Input data section start

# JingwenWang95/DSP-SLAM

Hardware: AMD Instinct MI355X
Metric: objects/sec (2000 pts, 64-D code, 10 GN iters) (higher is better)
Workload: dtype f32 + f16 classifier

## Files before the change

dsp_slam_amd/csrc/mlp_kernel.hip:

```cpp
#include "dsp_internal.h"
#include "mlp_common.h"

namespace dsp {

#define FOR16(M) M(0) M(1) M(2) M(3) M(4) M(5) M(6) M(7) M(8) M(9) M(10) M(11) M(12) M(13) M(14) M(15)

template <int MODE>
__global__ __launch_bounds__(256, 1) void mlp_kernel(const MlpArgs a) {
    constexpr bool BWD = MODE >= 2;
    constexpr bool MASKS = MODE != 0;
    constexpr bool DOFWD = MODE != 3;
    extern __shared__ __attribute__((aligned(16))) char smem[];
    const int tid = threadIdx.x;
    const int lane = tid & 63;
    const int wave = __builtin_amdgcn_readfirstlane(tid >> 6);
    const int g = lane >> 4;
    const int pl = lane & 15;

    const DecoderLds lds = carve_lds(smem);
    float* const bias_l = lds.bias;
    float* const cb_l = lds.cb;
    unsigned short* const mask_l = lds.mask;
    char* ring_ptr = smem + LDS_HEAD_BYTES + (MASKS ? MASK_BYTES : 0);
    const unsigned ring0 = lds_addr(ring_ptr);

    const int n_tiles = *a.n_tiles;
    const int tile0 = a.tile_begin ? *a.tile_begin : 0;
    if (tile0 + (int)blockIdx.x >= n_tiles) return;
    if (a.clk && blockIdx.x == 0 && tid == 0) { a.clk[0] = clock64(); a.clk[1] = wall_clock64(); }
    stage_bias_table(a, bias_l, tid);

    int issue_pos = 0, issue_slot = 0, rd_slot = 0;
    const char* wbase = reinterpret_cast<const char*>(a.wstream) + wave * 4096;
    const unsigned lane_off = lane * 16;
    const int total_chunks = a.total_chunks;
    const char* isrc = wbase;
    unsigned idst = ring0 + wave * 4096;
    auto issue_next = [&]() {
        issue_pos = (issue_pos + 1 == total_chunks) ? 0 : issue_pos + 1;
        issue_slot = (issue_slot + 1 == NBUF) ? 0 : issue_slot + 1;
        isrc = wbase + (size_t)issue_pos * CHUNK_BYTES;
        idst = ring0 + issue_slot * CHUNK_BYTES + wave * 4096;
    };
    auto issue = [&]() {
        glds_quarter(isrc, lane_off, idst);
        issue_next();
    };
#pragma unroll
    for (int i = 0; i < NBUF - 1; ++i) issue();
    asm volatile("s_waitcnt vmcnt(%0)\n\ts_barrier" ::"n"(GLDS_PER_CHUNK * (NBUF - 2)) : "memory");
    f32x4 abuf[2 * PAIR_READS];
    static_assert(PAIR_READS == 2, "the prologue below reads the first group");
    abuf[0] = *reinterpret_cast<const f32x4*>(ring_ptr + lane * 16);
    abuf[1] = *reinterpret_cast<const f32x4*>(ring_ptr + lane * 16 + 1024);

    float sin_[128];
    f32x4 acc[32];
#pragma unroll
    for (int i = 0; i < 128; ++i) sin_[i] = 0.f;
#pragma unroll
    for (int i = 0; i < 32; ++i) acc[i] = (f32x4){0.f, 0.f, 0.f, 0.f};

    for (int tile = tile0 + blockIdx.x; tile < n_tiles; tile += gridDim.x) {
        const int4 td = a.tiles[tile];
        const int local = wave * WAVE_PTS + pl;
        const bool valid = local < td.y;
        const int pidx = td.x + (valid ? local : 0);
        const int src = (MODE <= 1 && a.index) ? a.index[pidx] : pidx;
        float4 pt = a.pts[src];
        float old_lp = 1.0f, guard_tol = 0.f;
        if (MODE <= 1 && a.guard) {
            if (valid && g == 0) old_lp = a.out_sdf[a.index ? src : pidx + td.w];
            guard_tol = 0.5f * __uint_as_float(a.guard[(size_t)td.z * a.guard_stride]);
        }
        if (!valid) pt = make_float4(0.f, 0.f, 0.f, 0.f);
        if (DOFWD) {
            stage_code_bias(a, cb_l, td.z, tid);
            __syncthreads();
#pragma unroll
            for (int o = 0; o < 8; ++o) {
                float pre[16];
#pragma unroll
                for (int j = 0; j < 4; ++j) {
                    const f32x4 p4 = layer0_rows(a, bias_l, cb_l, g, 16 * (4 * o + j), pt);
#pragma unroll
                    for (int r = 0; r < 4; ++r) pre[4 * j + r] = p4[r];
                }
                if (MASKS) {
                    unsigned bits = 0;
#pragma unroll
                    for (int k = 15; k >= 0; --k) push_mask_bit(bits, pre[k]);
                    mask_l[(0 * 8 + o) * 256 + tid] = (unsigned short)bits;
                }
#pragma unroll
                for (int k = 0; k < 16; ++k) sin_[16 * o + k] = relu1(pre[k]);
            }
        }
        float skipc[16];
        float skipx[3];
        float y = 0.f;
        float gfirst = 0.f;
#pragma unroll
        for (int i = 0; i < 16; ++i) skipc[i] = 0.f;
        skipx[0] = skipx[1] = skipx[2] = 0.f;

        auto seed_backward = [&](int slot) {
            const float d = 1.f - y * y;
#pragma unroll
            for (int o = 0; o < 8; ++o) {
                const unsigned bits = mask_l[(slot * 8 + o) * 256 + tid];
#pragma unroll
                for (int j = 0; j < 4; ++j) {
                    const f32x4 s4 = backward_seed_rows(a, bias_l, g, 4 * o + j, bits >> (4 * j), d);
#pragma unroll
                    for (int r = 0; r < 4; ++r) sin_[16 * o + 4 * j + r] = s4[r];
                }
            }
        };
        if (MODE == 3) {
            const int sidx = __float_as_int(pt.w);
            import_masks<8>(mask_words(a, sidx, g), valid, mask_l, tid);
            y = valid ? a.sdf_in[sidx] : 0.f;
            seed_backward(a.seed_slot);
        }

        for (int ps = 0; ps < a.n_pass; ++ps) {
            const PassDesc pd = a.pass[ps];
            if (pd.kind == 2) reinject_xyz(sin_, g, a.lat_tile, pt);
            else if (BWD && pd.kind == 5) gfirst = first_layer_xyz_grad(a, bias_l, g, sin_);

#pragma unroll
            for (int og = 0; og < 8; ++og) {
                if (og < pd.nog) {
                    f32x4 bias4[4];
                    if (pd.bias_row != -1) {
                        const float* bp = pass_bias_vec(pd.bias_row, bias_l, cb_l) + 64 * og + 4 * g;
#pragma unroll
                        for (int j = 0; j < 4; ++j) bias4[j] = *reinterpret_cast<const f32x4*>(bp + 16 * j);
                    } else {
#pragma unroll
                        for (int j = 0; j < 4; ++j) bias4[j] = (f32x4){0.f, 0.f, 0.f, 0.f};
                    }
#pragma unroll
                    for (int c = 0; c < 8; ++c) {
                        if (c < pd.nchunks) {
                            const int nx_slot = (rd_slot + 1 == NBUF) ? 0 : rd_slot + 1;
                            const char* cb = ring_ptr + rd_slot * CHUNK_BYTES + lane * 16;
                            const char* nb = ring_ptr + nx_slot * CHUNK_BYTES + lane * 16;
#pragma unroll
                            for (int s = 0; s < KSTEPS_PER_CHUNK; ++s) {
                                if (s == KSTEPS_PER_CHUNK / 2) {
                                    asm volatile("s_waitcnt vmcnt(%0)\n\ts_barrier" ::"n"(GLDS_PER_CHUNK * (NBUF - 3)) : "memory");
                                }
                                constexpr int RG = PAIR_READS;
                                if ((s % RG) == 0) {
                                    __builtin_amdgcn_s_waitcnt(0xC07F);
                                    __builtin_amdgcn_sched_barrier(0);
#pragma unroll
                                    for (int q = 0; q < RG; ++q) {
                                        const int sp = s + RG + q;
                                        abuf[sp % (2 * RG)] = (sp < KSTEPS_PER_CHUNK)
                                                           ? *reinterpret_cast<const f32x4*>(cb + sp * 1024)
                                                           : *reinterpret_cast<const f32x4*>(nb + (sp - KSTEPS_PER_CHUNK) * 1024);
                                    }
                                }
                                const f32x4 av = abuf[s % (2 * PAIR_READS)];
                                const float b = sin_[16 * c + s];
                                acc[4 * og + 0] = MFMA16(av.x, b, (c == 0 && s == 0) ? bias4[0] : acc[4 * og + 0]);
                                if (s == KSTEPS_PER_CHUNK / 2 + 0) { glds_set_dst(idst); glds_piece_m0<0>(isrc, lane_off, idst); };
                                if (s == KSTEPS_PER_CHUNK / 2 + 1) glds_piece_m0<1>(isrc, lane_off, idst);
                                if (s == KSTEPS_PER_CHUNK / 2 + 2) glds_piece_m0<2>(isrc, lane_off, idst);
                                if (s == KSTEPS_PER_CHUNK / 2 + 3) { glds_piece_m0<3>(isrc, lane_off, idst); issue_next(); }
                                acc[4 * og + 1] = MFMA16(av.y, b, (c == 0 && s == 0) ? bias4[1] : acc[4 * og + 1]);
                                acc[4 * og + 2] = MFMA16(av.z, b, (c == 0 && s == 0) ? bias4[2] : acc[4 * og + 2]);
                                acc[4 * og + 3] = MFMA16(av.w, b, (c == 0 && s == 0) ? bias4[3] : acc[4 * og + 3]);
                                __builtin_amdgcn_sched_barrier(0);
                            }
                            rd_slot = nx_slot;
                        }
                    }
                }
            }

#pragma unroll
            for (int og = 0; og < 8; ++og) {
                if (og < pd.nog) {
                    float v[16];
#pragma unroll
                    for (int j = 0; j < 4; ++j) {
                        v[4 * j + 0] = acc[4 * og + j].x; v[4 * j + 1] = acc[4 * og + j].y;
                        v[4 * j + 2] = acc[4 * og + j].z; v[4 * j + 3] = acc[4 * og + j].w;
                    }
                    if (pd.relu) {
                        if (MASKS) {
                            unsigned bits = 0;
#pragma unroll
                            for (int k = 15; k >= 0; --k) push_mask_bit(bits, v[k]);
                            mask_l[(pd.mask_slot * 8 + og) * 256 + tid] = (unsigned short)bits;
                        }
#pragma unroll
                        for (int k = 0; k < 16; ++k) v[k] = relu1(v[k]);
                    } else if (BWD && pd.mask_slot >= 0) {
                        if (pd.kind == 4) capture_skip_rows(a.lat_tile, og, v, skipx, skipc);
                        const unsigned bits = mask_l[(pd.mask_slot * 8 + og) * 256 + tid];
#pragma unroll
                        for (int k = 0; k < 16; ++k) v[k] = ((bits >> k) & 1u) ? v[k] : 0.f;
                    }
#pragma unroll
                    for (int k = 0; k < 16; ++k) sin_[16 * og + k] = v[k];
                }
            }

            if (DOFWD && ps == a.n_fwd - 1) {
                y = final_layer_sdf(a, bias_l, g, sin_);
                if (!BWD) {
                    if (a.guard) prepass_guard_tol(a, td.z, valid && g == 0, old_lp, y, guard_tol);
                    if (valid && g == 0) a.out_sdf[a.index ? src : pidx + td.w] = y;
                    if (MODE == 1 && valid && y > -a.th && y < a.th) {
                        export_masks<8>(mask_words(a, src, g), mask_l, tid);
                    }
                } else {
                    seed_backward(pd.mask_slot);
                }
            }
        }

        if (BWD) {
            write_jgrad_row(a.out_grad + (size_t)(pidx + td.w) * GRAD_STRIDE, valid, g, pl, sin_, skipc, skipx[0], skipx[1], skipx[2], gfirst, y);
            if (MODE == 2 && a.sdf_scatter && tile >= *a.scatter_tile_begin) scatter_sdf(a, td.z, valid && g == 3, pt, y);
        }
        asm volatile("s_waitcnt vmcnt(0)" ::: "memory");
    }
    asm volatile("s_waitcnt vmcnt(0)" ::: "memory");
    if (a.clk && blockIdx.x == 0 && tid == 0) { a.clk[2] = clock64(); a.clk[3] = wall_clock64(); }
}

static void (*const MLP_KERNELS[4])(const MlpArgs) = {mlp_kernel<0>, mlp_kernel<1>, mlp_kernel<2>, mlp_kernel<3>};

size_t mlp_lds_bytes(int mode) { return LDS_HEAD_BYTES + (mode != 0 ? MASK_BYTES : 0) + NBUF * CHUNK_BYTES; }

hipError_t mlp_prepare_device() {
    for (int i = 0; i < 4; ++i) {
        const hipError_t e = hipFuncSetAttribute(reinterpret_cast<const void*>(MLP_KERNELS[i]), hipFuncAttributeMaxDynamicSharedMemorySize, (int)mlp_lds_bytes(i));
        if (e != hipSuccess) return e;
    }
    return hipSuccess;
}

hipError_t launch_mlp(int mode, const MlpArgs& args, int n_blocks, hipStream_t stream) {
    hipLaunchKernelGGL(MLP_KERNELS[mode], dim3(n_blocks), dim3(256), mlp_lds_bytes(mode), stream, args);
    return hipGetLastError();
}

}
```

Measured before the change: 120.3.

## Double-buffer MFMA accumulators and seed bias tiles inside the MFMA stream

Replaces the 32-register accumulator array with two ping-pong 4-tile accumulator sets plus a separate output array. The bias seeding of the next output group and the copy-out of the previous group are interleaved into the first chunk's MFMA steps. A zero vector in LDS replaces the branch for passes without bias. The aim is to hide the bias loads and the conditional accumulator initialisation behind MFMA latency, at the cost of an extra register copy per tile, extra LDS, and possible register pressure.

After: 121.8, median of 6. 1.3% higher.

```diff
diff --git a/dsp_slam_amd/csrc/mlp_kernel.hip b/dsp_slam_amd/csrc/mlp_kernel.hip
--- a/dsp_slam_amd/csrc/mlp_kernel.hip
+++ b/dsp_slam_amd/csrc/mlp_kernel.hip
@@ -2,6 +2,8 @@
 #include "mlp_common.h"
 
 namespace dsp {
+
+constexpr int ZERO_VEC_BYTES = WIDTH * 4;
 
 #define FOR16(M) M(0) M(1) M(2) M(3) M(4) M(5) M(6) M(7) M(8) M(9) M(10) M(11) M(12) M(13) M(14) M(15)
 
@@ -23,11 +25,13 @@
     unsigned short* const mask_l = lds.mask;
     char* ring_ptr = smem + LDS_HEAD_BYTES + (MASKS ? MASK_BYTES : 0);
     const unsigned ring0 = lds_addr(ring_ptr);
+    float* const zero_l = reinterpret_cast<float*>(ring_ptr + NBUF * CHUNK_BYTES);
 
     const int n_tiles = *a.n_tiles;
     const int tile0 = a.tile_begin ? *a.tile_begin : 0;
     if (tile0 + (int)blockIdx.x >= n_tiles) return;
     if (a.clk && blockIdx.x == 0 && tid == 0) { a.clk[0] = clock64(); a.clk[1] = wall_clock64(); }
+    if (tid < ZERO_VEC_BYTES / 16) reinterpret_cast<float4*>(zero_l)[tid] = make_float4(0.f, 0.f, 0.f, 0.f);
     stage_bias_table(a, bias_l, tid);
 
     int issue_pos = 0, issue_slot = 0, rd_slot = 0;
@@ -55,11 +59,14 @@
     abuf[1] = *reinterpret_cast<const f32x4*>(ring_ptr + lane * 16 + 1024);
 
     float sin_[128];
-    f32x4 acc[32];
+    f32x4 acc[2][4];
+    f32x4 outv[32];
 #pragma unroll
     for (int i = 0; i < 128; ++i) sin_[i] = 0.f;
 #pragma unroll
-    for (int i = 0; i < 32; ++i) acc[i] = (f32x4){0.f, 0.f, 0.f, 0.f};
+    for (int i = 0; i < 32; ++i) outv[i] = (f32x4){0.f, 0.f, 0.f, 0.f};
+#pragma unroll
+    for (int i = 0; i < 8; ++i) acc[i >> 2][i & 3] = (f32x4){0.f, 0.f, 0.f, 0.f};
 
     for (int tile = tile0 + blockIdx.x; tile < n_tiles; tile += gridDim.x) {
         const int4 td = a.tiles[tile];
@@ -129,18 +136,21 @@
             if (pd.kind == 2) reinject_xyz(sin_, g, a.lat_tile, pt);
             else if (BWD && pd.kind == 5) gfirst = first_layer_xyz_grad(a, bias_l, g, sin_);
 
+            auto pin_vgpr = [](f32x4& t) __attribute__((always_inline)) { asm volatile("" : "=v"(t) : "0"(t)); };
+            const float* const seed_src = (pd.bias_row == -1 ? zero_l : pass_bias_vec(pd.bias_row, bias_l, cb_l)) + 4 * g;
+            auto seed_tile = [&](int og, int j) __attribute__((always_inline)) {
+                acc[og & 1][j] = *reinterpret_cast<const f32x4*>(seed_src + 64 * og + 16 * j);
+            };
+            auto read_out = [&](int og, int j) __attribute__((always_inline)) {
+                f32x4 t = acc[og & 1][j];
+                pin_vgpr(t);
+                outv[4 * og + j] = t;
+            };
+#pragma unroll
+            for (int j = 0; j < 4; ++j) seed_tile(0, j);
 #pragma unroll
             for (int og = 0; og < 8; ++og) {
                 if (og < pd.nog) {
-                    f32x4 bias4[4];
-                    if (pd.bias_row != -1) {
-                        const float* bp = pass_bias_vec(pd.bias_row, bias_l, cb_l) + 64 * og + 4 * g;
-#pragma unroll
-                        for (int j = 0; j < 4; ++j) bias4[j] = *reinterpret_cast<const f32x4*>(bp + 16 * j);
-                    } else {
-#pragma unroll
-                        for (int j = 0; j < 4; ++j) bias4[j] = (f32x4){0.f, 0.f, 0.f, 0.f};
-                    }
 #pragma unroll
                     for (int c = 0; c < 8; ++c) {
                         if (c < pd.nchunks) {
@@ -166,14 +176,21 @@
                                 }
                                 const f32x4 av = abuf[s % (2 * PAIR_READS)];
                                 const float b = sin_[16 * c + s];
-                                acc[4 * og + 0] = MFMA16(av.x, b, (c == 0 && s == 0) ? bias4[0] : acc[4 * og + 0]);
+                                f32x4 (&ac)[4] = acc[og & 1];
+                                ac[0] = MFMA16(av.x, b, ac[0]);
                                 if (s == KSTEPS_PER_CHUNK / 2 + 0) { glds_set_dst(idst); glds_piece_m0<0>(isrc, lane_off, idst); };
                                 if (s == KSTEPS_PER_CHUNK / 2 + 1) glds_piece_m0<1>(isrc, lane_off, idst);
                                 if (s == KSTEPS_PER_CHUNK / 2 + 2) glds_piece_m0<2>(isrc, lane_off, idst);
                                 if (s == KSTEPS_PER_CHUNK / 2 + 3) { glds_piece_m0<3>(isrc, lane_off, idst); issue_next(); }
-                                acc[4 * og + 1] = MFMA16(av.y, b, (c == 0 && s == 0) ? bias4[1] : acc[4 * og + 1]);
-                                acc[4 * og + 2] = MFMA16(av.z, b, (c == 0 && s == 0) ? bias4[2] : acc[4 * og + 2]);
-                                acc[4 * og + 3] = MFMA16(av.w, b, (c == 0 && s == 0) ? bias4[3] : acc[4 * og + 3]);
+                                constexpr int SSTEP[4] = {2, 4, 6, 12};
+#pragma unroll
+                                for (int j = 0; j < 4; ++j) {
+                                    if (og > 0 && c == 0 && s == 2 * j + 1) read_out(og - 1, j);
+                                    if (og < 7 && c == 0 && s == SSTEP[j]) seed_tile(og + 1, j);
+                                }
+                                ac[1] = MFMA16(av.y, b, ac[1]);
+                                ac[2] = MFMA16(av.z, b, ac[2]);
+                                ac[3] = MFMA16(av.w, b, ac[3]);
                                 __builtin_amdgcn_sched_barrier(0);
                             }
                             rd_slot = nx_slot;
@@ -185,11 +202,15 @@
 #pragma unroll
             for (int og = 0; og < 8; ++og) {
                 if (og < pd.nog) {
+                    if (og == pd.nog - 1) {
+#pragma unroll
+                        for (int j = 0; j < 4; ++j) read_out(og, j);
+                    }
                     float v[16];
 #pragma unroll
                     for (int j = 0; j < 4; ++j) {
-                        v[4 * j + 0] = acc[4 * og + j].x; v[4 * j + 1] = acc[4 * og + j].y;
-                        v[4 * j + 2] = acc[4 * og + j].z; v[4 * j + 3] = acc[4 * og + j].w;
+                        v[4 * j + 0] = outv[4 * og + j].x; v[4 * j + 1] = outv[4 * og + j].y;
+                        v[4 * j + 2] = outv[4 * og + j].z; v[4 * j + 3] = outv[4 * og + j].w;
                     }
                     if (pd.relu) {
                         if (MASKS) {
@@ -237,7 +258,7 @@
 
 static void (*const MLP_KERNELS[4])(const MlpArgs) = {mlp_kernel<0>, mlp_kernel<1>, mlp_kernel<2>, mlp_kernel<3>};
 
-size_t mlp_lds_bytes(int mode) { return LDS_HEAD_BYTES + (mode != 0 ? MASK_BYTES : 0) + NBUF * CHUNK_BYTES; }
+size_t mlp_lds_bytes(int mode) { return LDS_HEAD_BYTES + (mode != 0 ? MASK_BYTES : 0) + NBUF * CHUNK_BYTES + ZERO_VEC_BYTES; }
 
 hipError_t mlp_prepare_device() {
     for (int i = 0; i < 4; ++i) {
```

Input data section end

What this task involves →
In the entries above, locate every line with the word "skipx" and copy it.

Exercise output →
        float skipx[3];
        skipx[0] = skipx[1] = skipx[2] = 0.f;
                        if (pd.kind == 4) capture_skip_rows(a.lat_tile, og, v, skipx, skipc);
            write_jgrad_row(a.out_grad + (size_t)(pidx + td.w) * GRAD_STRIDE, valid, g, pl, sin_, skipc, skipx[0], skipx[1], skipx[2], gfirst, y);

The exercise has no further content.